Department of Allergy and Immunology, Royal Children's Hospital, Parkville, Australia; Murdoch Childrens Research Institute, Royal Children's Hospital, Parkville, Australia; Department of Paediatrics, University of Melbourne, Melbourne, Australia.
Department of Allergy and Immunology, Royal Children's Hospital, Parkville, Australia; Murdoch Childrens Research Institute, Royal Children's Hospital, Parkville, Australia; Department of Paediatrics, University of Melbourne, Melbourne, Australia; University of Manchester, Manchester, United Kingdom.
J Allergy Clin Immunol. 2014 Feb;133(2):476-84. doi: 10.1016/j.jaci.2013.11.019. Epub 2014 Jan 2.
It is unknown whether population infant feeding practices have changed since recently revised Australian allergy guidelines removed recommendations to delay allergenic solids.

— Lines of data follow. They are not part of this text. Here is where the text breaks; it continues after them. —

## Add 128x192 eight-wave tile to f16x3 GEMM with wave-quantization tile picker

Generalizes the split-precision MFMA GEMM kernel over the number of waves per workgroup and adds a 128x192 tile that runs 8 waves, including partial-row staging for tiles whose height is not a multiple of the rows loaded per pass. A heuristic picks 192 over 128 when N is divisible by 384 and the estimated count of waves of workgroups across the CUs is lower, to reduce tail under-utilization. The larger tile uses one workgroup per CU with more LDS and registers, which could lower occupancy or latency hiding. An environment variable forces the old tile.

```diff
diff --git a/act_amd/_abi.py b/act_amd/_abi.py
--- a/act_amd/_abi.py
+++ b/act_amd/_abi.py
@@ -168,6 +168,8 @@
     "act_split_f16x2_f32": [_vp, _i, _i, _i, _f, _vp, _vp, _vp, _vp],
     "act_sgemm_nt_f16x3_supported": [_i, _i, _i],
     "act_sgemm_nt_f16x3_planes_f32": [_i, _i, _i, _vp, _vp, _f, _vp, _vp, _vp, _vp, _i, _vp, _vp, _f, _epi, _vp],
+    "act_sgemm_nt_f16x3_pick_tile": [_i, _i, _i, _i],
+    "act_sgemm_nt_f16x3_planes_tile_f32": [_i, _i, _i, _vp, _vp, _f, _vp, _vp, _vp, _vp, _i, _vp, _vp, _f, _epi, _vp, _i],
     "act_layernorm_fwd_f16_planes_f32": [_vp, _vp, _vp, _vp, _vp, _vp, _vp, _vp, _f, _vp, _vp, _i, _i, _f, _vp],
     "act_attention_fwd_prefix_f16_planes_f32": [_vp, _i, _vp, _i, _vp, _vp, _vp, _f, _vp, _i, _i, _i, _f, _vp],
     "act_gemm_tune_set": [_i] * 7,
diff --git a/act_amd/csrc/gemm_bf16x3.hip b/act_amd/csrc/gemm_bf16x3.hip
--- a/act_amd/csrc/gemm_bf16x3.hip
+++ b/act_amd/csrc/gemm_bf16x3.hip
@@ -57,15 +57,20 @@
     else return __builtin_amdgcn_mfma_f32_16x16x32_bf16(b, a, c, 0, 0, 0);
 }
 
-template <int BM, int BN, int ACT, bool PLANES, bool F16>
-__global__ __launch_bounds__(256, 2) void sgemm_nt_bf16x3_kernel(const X3Params p) {
-    constexpr int TM = BM / 32, TN = BN / 32;
+constexpr int x3_wgs_per_cu(int waves) { return waves <= 4 ? 2 : 1; }
+
+template <int BM, int BN, int WGM, int WGN, int ACT, bool PLANES, bool F16>
+__global__ __launch_bounds__(64 * WGM * WGN, x3_wgs_per_cu(WGM * WGN) * WGM * WGN / 4) void sgemm_nt_bf16x3_kernel(const X3Params p) {
+    constexpr int NT = 64 * WGM * WGN, RP = NT / 4;
+    constexpr int WM = BM / WGM, WN = BN / WGN;
+    constexpr int TM = WM / 16, TN = WN / 16;
     constexpr int PA = BM * LROW, PB = BN * LROW;
-    constexpr int NA = BM / 64, NB = BN / 64;
+    constexpr int NA = (BM + RP - 1) / RP, NB = (BN + RP - 1) / RP;
     constexpr int STAGE = 2 * (PA + PB);
+    static_assert(WM % 16 == 0 && WN % 16 == 0 && BM % 16 == 0 && BN % 16 == 0, "whole 16 x 16 blocks per wave, whole waves per staging row test");
     __shared__ __attribute__((aligned(16))) unsigned short L[2 * STAGE];
     const int tid = threadIdx.x, lane = tid & 63, wave = tid >> 6;
-    const int wm = wave >> 1, wn = wave & 1;
+    const int wm = wave / WGN, wn = wave % WGN;
     const int tiles_n = p.N / BN, tiles_m = p.M / BM;
     int wg = blockIdx.x;
     {
@@ -95,16 +100,24 @@
     u32x4v ra0[2][NA], rb0[2][NB], ra1[2][NA], rb1[2][NB];
     const int s_off = srow * LROW + sch * 8;
     const int r = lane & 15, g = lane >> 4;
-    const int a_off = (wm * (BM / 2) + r) * LROW + g * 8, b_off = (wn * (BN / 2) + r) * LROW + g * 8;
+    const int a_off = (wm * WM + r) * LROW + g * 8, b_off = (wn * WN + r) * LROW + g * 8;
+    const long long ta = (long long)(min(srow + RP * (NA - 1), BM - 1) - srow) * K, tb = (long long)(min(srow + RP * (NB - 1), BN - 1) - srow) * K;
+#define X3_WHOLE(I, ROWS) (RP * ((I) + 1) <= (ROWS))
 #define X3_LOAD(RA, RB, T)                                                                                                             \
     _Pragma("unroll") for (int s_ = 0; s_ < 2; ++s_) {                                                                                 \
-        _Pragma("unroll") for (int i_ = 0; i_ < NA; ++i_) RA[s_][i_] = *reinterpret_cast<const u32x4v*>(gA[s_] + (size_t)(64 * i_) * K + (T) * BK); \
-        _Pragma("unroll") for (int i_ = 0; i_ < NB; ++i_) RB[s_][i_] = *reinterpret_cast<const u32x4v*>(gB[s_] + (size_t)(64 * i_) * K + (T) * BK); \
+        _Pragma("unroll") for (int i_ = 0; i_ < NA; ++i_)                                                                              \
+            RA[s_][i_] = *reinterpret_cast<const u32x4v*>(gA[s_] + (X3_WHOLE(i_, BM) ? (long long)(RP * i_) * K : ta) + (T) * BK);      \
+        _Pragma("unroll") for (int i_ = 0; i_ < NB; ++i_)                                                                              \
+            RB[s_][i_] = *reinterpret_cast<const u32x4v*>(gB[s_] + (X3_WHOLE(i_, BN) ? (long long)(RP * i_) * K : tb) + (T) * BK);      \
     }
 #define X3_STORE(RA, RB, STG)                                                                                                          \
     _Pragma("unroll") for (int s_ = 0; s_ < 2; ++s_) {                                                                                 \
-        _Pragma("unroll") for (int i_ = 0; i_ < NA; ++i_) *reinterpret_cast<u32x4v*>(&L[(STG) * STAGE + s_ * PA + s_off + 64 * i_ * LROW]) = RA[s_][i_];           \
-        _Pragma("unroll") for (int i_ = 0; i_ < NB; ++i_) *reinterpret_cast<u32x4v*>(&L[(STG) * STAGE + 2 * PA + s_ * PB + s_off + 64 * i_ * LROW]) = RB[s_][i_];  \
+        _Pragma("unroll") for (int i_ = 0; i_ < NA; ++i_)                                                                              \
+            if (X3_WHOLE(i_, BM) || srow + RP * i_ < BM)                                                                               \
+                *reinterpret_cast<u32x4v*>(&L[(STG) * STAGE + s_ * PA + s_off + RP * i_ * LROW]) = RA[s_][i_];                         \
+        _Pragma("unroll") for (int i_ = 0; i_ < NB; ++i_)                                                                              \
+            if (X3_WHOLE(i_, BN) || srow + RP * i_ < BN)                                                                               \
+                *reinterpret_cast<u32x4v*>(&L[(STG) * STAGE + 2 * PA + s_ * PB + s_off + RP * i_ * LROW]) = RB[s_][i_];                \
     }
 #define X3_COMPUTE(STG)                                                                                                                \
     {                                                                                                                                  \
@@ -136,6 +149,7 @@
         X3_STORE(ra0, rb0, 0)
         __syncthreads();
     }
+#undef X3_WHOLE
 #undef X3_LOAD
 #undef X3_STORE
 #undef X3_COMPUTE
@@ -145,8 +159,8 @@
     for (int i = 0; i < TM; ++i)
 #pragma unroll
         for (int j = 0; j < TN; ++j) {
-            const int row = m0 + wm * (BM / 2) + i * 16 + r;
-            const int col = n0 + wn * (BN / 2) + j * 16 + g * 4;
+            const int row = m0 + wm * WM + i * 16 + r;
+            const int col = n0 + wn * WN + j * 16 + g * 4;
             float4 v = make_float4(acc[0][i][j][0], acc[0][i][j][1], acc[0][i][j][2], acc[0][i][j][3]);
             if constexpr (F16) {
                 const float4 bi = *reinterpret_cast<const float4*>(p.b_inv + col);
@@ -177,22 +191,22 @@
         }
 }
 
-template <int BM, int BN, bool F16>
+template <int BM, int BN, int WGM, int WGN, bool F16>
 int launch_x3(const X3Params& p, hipStream_t s) {
-    const dim3 grid((p.M / BM) * (p.N / BN));
+    const dim3 grid((p.M / BM) * (p.N / BN)), block(64 * WGM * WGN);
     const bool planes = p.Oh != nullptr;
     switch (p.epi.act) {
         case ACT_EPI_NONE:
-            if (planes) hipLaunchKernelGGL((sgemm_nt_bf16x3_kernel<BM, BN, ACT_EPI_NONE, true, F16>), grid, dim3(256), 0, s, p);
-            else        hipLaunchKernelGGL((sgemm_nt_bf16x3_kernel<BM, BN, ACT_EPI_NONE, false, F16>), grid, dim3(256), 0, s, p);
+            if (planes) hipLaunchKernelGGL((sgemm_nt_bf16x3_kernel<BM, BN, WGM, WGN, ACT_EPI_NONE, true, F16>), grid, block, 0, s, p);
+            else        hipLaunchKernelGGL((sgemm_nt_bf16x3_kernel<BM, BN, WGM, WGN, ACT_EPI_NONE, false, F16>), grid, block, 0, s, p);
             break;
         case ACT_EPI_GELU:
-            if (planes) hipLaunchKernelGGL((sgemm_nt_bf16x3_kernel<BM, BN, ACT_EPI_GELU, true, F16>), grid, dim3(256), 0, s, p);
-            else        hipLaunchKernelGGL((sgemm_nt_bf16x3_kernel<BM, BN, ACT_EPI_GELU, false, F16>), grid, dim3(256), 0, s, p);
+            if (planes) hipLaunchKernelGGL((sgemm_nt_bf16x3_kernel<BM, BN, WGM, WGN, ACT_EPI_GELU, true, F16>), grid, block, 0, s, p);
+            else        hipLaunchKernelGGL((sgemm_nt_bf16x3_kernel<BM, BN, WGM, WGN, ACT_EPI_GELU, false, F16>), grid, block, 0, s, p);
             break;
         case ACT_EPI_MUL_GELU_GRAD:
-            if (planes) hipLaunchKernelGGL((sgemm_nt_bf16x3_kernel<BM, BN, ACT_EPI_MUL_GELU_GRAD, true, F16>), grid, dim3(256), 0, s, p);
-            else        hipLaunchKernelGGL((sgemm_nt_bf16x3_kernel<BM, BN, ACT_EPI_MUL_GELU_GRAD, false, F16>), grid, dim3(256), 0, s, p);
+            if (planes) hipLaunchKernelGGL((sgemm_nt_bf16x3_kernel<BM, BN, WGM, WGN, ACT_EPI_MUL_GELU_GRAD, true, F16>), grid, block, 0, s, p);
+            else        hipLaunchKernelGGL((sgemm_nt_bf16x3_kernel<BM, BN, WGM, WGN, ACT_EPI_MUL_GELU_GRAD, false, F16>), grid, block, 0, s, p);
             break;
         default: return ACT_E_BADARG;
     }
@@ -232,7 +246,7 @@
     if (p.epi.accumulate || (p.epi.act != ACT_EPI_NONE && p.epi.act != ACT_EPI_GELU && p.epi.act != ACT_EPI_MUL_GELU_GRAD)) return ACT_E_BADARG;
     hipStream_t s = (hipStream_t)stream;
     ActProfScope ps(KID_GEMM_BF16X3, s, 2.0 * M * (double)N * K, 4.0 * ((double)M * K + (double)N * K + (double)M * N));
-    return launch_x3<128, 128, false>(p, s);
+    return launch_x3<128, 128, 2, 2, false>(p, s);
 }
 
 extern "C" int act_split_f16x2_f32(const float* x, int R, int K, int ldx, float scale, const float* row_scale, uint16_t* h1, uint16_t* h2,
@@ -249,13 +263,45 @@
 
 extern "C" int act_sgemm_nt_f16x3_supported(int M, int N, int K) { return act_sgemm_nt_bf16x3_supported(M, N, K); }
 
+extern "C" int act_sgemm_nt_f16x3_pick_tile(int M, int N, int K, int cus) {
+    if (!act_sgemm_nt_f16x3_supported(M, N, K) || cus <= 0) return 0;
+    if (N % 384) return 128;
+    const long long t128 = (long long)(M / 128) * (N / 128), t192 = (long long)(M / 128) * (N / 192);
+    const long long tail = t128 % (2 * cus);
+    const long long c128 = t128 / (2 * cus) * 4 + (tail == 0 ? 0 : tail <= cus ? 2 : 4), c192 = (t192 + cus - 1) / cus * 3;
+    return 8 * c192 <= 7 * c128 ? 192 : 128;
+}
+
+namespace {
+int x3_cu_count() {
+    static const int n = [] {
+        int dev = 0, v = 0;
+        if (hipGetDevice(&dev) != hipSuccess || hipDeviceGetAttribute(&v, hipDeviceAttributeMultiprocessorCount, dev) != hipSuccess || v <= 0) v = 256;
+        return v;
+    }();
+    return n;
+}
+bool x3_only_128() {
+    static const bool v = [] { const char* e = getenv("ACT_X3_TILE"); return e && atoi(e) == 128; }();
+    return v;
+}
+}
+
 extern "C" int act_sgemm_nt_f16x3_planes_f32(int M, int N, int K, const uint16_t* a_h1, const uint16_t* a_h2, float a_scale, const uint16_t* b_h1,
                                              const uint16_t* b_h2, const float* b_inv_scale, float* C, int ldc, uint16_t* out_h1, uint16_t* out_h2,
                                              float out_scale, const act_gemm_epilogue_t* epilogue, act_stream_t stream) {
+    return act_sgemm_nt_f16x3_planes_tile_f32(M, N, K, a_h1, a_h2, a_scale, b_h1, b_h2, b_inv_scale, C, ldc, out_h1, out_h2, out_scale, epilogue, stream, 0);
+}
+
+extern "C" int act_sgemm_nt_f16x3_planes_tile_f32(int M, int N, int K, const uint16_t* a_h1, const uint16_t* a_h2, float a_scale, const uint16_t* b_h1,
+                                                  const uint16_t* b_h2, const float* b_inv_scale, float* C, int ldc, uint16_t* out_h1, uint16_t* out_h2,
+                                                  float out_scale, const act_gemm_epilogue_t* epilogue, act_stream_t stream, int tile) {
     if (!a_h1 || !a_h2 || !b_h1 || !b_h2 || !b_inv_scale || (!C && !out_h1) || ((out_h1 == nullptr) != (out_h2 == nullptr))) return ACT_E_NULLPTR;
     if (!act_sgemm_nt_f16x3_supported(M, N, K) || (C && ldc < N) || !(a_scale > 0.f) || (out_h1 && !(out_scale > 0.f))) return ACT_E_BADARG;
     if ((((uintptr_t)a_h1 | (uintptr_t)a_h2 | (uintptr_t)b_h1 | (uintptr_t)b_h2 | (uintptr_t)out_h1 | (uintptr_t)out_h2 | (uintptr_t)b_inv_scale) & 15))
         return ACT_E_BADARG;
+    if (tile != 0 && tile != 128 && !(tile == 192 && N % 192 == 0)) return ACT_E_BADARG;
+    if (tile == 0) tile = x3_only_128() ? 128 : act_sgemm_nt_f16x3_pick_tile(M, N, K, x3_cu_count());
     X3Params p{};
     p.Ah = a_h1; p.Al = a_h2; p.Bh = b_h1; p.Bl = b_h2; p.C = C; p.ldc = ldc; p.M = M; p.N = N; p.K = K; p.Oh = out_h1; p.Ol = out_h2;
     p.b_inv = b_inv_scale; p.a_inv = 1.0f / a_scale; p.o_scale = out_scale;
@@ -263,5 +309,5 @@
     if (p.epi.accumulate || (p.epi.act != ACT_EPI_NONE && p.epi.act != ACT_EPI_GELU && p.epi.act != ACT_EPI_MUL_GELU_GRAD)) return ACT_E_BADARG;
     hipStream_t s = (hipStream_t)stream;
     ActProfScope ps(KID_GEMM_BF16X3, s, 2.0 * M * (double)N * K, 4.0 * ((double)M * K + (double)N * K + (double)M * N));
-    return launch_x3<128, 128, true>(p, s);
-}
+    return tile == 192 ? launch_x3<128, 192, 2, 4, true>(p, s) : launch_x3<128, 128, 2, 2, true>(p, s);
+}
diff --git a/act_amd/kernels.py b/act_amd/kernels.py
--- a/act_amd/kernels.py
+++ b/act_amd/kernels.py
@@ -203,7 +203,7 @@
     return planes
 
 
-def gemm_nt_f16x3(a_planes, a_scale, b_planes, b_inv_scale, bias=None, act=EPI_NONE, res=None, out=None, planes_out=None, out_scale=1.0):
+def gemm_nt_f16x3(a_planes, a_scale, b_planes, b_inv_scale, bias=None, act=EPI_NONE, res=None, out=None, planes_out=None, out_scale=1.0, tile=0):
     _, M, Kd = a_planes.shape
     _, N, Kb = b_planes.shape
     if Kd != Kb or a_planes.dtype != torch.float16 or b_planes.dtype != torch.float16 or not (a_planes.is_contiguous() and b_planes.is_contiguous()):
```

We sought to determine whether updated 2008 guidelines were associated with changes in feeding practice and to determine whether sociodemographic factors influenced this response.
In a population-based, cross-sectional study (HealthNuts) of 5276 infants recruited between 2007 and 2011 in Melbourne, Australia, parents reported on infant feeding practices. Multinomial logistic regression was used to investigate the associations between recruitment year and feeding practices and whether these associations were modified by sociodemographic factors.
Compared with participants recruited in 2007-2009, those recruited in 2009-2011 were more likely to introduce solids at age 4 months (adjusted multinomial odds ratio [aMOR], 1.21; 95% CI, 1.02-1.45; P = .032) and less likely to introduce solids at age 6 months (aMOR, 0.80; 95% CI, 0.69-0.92; P = .002), egg after 6 months (aMOR, 0.82; 95% CI, 0.71-0.94; P = .004), and peanut after 12 months (aMOR, 0.70; 95% CI, 0.49-0.98; P = .037). Although parents recruited in 2009-2011 were less likely to formula feed (aMOR, 0.84; 95% CI, 0.72-0.98; P = .023), formula-fed infants were more likely to be given a partially hydrolyzed formula (aMOR, 1.37; 95% CI, 1.12-1.70; P = .003). These changes were significantly stronger among families with a higher socioeconomic status and those without a family history of allergies.
Updated national allergy guidelines are associated with reduced delay in introduction of solids, egg, and peanut and an increase in partially hydrolyzed formula use among formula-fed infants. Higher socioeconomic status and absence of family history of allergies were associated with better uptake of feeding guidelines.
最近修订的澳大利亚过敏指南取消了延迟食用致敏固体食物的建议,目前尚不清楚人群婴儿喂养方式是否发生了变化。
我们旨在确定更新的 2008 年指南是否与喂养方式的变化有关,并确定社会人口因素是否对此有影响。
在澳大利亚墨尔本进行的一项基于人群的横断面研究(HealthNuts)中,招募了 5276 名 2007 年至 2011 年间的婴儿父母,报告了婴儿的喂养方式。使用多项逻辑回归分析来研究招募年份与喂养方式之间的关联,以及这些关联是否受社会人口因素的影响。
与 2007-2009 年招募的参与者相比,2009-2011 年招募的参与者更有可能在 4 月龄时引入固体食物(调整后的多项优势比[aMOR],1.21;95%置信区间[CI],1.02-1.45;P=0.032),不太可能在 6 月龄时引入固体食物(aMOR,0.80;95%CI,0.69-0.92;P=0.002),在 6 个月后引入鸡蛋(aMOR,0.82;95%CI,0.71-0.94;P=0.004),在 12 个月后引入花生(aMOR,0.70;95%CI,0.49-0.98;P=0.037)。尽管 2009-2011 年招募的父母更有可能配方喂养(aMOR,0.84;95%CI,0.72-0.98;P=0.023),但配方喂养的婴儿更有可能接受部分水解配方(aMOR,1.37;95%CI,1.12-1.70;P=0.003)。这些变化在社会经济地位较高的家庭和没有过敏家族史的家庭中更为明显。
更新的国家过敏指南与固体食物、鸡蛋和花生引入时间的延迟减少以及配方喂养婴儿部分水解配方使用率的增加有关。较高的社会经济地位和没有过敏家族史与更好地采用喂养指南有关。